DIRECTIONS
Return each line below holding the string "invD".

Start of STUDY MATERIAL

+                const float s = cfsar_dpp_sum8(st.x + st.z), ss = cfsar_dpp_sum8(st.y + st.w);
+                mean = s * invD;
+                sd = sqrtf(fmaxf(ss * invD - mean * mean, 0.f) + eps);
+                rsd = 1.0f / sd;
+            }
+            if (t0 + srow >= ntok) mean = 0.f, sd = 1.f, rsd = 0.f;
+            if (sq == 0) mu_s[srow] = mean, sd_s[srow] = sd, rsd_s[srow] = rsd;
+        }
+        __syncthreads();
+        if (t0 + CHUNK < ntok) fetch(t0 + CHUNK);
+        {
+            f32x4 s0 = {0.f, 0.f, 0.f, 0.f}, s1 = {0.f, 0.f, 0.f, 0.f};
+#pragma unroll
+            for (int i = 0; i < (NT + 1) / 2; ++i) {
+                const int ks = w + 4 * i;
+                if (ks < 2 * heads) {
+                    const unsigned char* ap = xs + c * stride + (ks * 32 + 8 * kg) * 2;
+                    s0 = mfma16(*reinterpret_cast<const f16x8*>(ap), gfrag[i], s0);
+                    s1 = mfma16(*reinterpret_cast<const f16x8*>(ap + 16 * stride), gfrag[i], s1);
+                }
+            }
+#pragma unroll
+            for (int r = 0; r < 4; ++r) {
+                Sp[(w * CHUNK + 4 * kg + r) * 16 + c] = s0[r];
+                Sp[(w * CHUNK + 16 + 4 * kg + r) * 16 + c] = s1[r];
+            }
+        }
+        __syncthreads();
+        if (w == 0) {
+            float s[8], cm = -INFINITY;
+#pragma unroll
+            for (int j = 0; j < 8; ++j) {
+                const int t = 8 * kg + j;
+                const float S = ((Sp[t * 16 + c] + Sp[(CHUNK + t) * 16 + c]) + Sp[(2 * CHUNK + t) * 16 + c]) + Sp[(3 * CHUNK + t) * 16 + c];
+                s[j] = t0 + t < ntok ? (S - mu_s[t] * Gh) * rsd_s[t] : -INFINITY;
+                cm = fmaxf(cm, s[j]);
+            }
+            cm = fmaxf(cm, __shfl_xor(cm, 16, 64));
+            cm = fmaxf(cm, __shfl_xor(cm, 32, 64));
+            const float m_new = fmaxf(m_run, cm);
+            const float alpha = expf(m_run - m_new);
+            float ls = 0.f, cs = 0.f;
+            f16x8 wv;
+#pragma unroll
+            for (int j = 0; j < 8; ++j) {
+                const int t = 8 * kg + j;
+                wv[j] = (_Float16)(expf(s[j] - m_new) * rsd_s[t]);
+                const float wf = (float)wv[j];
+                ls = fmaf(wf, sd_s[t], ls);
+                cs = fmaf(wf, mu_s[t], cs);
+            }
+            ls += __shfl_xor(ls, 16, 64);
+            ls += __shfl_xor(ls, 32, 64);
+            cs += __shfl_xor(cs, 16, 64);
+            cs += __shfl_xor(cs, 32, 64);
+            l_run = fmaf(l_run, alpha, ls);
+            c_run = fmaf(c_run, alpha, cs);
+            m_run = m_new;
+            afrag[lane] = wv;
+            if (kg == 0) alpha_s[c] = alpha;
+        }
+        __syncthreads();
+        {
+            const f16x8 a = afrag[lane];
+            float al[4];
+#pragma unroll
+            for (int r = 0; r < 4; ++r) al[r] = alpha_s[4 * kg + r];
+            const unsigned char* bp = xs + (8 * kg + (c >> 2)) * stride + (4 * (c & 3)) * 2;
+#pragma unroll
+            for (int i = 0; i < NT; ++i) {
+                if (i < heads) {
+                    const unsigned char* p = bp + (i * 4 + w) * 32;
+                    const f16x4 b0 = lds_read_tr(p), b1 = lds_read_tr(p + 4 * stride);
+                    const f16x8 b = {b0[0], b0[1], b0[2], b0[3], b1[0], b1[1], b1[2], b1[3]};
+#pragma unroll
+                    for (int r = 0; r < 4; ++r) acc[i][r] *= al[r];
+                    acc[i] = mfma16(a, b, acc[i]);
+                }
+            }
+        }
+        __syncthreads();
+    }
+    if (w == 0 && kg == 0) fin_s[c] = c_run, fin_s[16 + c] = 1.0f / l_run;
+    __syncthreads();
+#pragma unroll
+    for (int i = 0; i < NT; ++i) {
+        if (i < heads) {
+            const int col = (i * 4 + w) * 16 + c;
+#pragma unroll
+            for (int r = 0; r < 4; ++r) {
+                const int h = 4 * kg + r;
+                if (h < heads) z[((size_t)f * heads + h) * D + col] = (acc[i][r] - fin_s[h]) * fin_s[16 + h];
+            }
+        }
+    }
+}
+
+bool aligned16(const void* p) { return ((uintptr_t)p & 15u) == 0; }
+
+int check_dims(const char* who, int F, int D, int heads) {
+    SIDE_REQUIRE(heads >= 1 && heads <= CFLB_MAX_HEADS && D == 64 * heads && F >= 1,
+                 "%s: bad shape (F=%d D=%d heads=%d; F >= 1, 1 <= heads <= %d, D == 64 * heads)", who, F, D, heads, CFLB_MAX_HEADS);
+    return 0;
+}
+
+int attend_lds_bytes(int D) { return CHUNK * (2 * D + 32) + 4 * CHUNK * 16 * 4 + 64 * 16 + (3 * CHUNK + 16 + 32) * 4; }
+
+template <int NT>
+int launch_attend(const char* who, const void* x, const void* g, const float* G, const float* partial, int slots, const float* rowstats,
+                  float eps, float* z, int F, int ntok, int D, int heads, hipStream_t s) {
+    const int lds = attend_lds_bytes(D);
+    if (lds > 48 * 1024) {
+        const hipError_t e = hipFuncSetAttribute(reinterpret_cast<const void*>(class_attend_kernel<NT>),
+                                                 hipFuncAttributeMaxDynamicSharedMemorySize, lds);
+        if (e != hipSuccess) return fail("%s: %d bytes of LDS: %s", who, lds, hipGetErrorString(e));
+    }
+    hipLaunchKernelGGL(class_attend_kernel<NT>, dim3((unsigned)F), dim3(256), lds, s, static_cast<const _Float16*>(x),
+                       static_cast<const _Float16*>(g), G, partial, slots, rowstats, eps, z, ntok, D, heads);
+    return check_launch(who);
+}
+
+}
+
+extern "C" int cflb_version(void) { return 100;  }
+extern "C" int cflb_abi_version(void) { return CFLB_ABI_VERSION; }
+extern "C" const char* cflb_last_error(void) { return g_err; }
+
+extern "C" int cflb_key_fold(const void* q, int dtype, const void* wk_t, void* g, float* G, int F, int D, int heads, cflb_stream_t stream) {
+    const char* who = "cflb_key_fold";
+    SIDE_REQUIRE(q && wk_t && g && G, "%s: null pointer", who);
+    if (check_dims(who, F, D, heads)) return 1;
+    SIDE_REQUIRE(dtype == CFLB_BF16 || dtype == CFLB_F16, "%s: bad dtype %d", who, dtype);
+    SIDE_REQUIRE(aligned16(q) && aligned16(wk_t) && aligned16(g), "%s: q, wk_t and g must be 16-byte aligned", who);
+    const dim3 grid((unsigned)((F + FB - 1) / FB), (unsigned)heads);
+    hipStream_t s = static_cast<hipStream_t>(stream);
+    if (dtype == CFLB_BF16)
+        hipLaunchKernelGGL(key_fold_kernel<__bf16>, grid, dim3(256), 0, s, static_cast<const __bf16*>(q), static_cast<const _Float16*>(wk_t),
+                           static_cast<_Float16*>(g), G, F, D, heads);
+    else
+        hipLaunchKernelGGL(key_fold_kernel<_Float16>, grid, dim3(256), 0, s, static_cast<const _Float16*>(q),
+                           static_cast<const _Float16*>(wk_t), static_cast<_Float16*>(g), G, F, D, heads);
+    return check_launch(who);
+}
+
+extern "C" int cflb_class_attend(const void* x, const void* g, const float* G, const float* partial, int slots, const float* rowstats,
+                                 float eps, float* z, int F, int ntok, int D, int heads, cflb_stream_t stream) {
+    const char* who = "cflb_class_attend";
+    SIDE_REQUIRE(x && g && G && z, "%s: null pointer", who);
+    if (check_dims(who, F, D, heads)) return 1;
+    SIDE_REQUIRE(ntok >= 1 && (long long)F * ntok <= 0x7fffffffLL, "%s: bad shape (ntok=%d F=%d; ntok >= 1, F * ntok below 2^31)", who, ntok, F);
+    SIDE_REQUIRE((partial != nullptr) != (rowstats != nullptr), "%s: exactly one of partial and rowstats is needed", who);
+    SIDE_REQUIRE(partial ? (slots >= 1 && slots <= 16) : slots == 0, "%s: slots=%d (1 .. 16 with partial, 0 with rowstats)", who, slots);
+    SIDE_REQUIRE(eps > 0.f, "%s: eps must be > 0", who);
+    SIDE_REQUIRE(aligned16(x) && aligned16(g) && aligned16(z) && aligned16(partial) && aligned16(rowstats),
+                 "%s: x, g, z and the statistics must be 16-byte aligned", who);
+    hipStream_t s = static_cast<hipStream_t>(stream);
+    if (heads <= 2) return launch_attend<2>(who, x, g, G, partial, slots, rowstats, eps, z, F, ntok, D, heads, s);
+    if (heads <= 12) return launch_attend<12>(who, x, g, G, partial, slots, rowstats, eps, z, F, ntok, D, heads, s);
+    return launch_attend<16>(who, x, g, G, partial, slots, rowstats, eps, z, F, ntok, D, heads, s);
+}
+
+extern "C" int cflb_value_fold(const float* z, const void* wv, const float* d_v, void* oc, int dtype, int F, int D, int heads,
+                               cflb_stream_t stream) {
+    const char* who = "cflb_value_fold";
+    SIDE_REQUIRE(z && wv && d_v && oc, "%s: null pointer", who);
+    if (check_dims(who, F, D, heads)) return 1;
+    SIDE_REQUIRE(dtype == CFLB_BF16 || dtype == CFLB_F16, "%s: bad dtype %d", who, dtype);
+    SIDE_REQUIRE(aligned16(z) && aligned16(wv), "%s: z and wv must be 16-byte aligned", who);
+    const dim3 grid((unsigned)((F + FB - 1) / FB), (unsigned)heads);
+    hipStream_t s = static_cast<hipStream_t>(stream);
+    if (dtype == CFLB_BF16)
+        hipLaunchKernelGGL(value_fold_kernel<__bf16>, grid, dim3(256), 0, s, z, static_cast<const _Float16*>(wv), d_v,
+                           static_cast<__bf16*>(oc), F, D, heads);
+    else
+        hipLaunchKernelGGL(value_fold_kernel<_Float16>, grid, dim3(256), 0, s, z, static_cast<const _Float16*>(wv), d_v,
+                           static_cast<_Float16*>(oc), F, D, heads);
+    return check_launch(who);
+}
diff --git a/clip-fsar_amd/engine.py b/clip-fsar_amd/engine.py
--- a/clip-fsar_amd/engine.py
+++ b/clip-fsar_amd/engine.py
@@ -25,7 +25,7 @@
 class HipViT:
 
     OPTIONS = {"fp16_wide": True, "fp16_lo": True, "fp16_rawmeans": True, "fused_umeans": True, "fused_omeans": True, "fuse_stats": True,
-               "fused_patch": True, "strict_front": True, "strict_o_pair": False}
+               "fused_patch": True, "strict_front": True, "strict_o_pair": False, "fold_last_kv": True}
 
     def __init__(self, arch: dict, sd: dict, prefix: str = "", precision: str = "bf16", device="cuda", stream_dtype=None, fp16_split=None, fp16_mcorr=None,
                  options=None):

End of STUDY MATERIAL

SOLUTION TO THIS EXERCISE
+                mean = s * invD;
+                sd = sqrtf(fmaxf(ss * invD - mean * mean, 0.f) + eps);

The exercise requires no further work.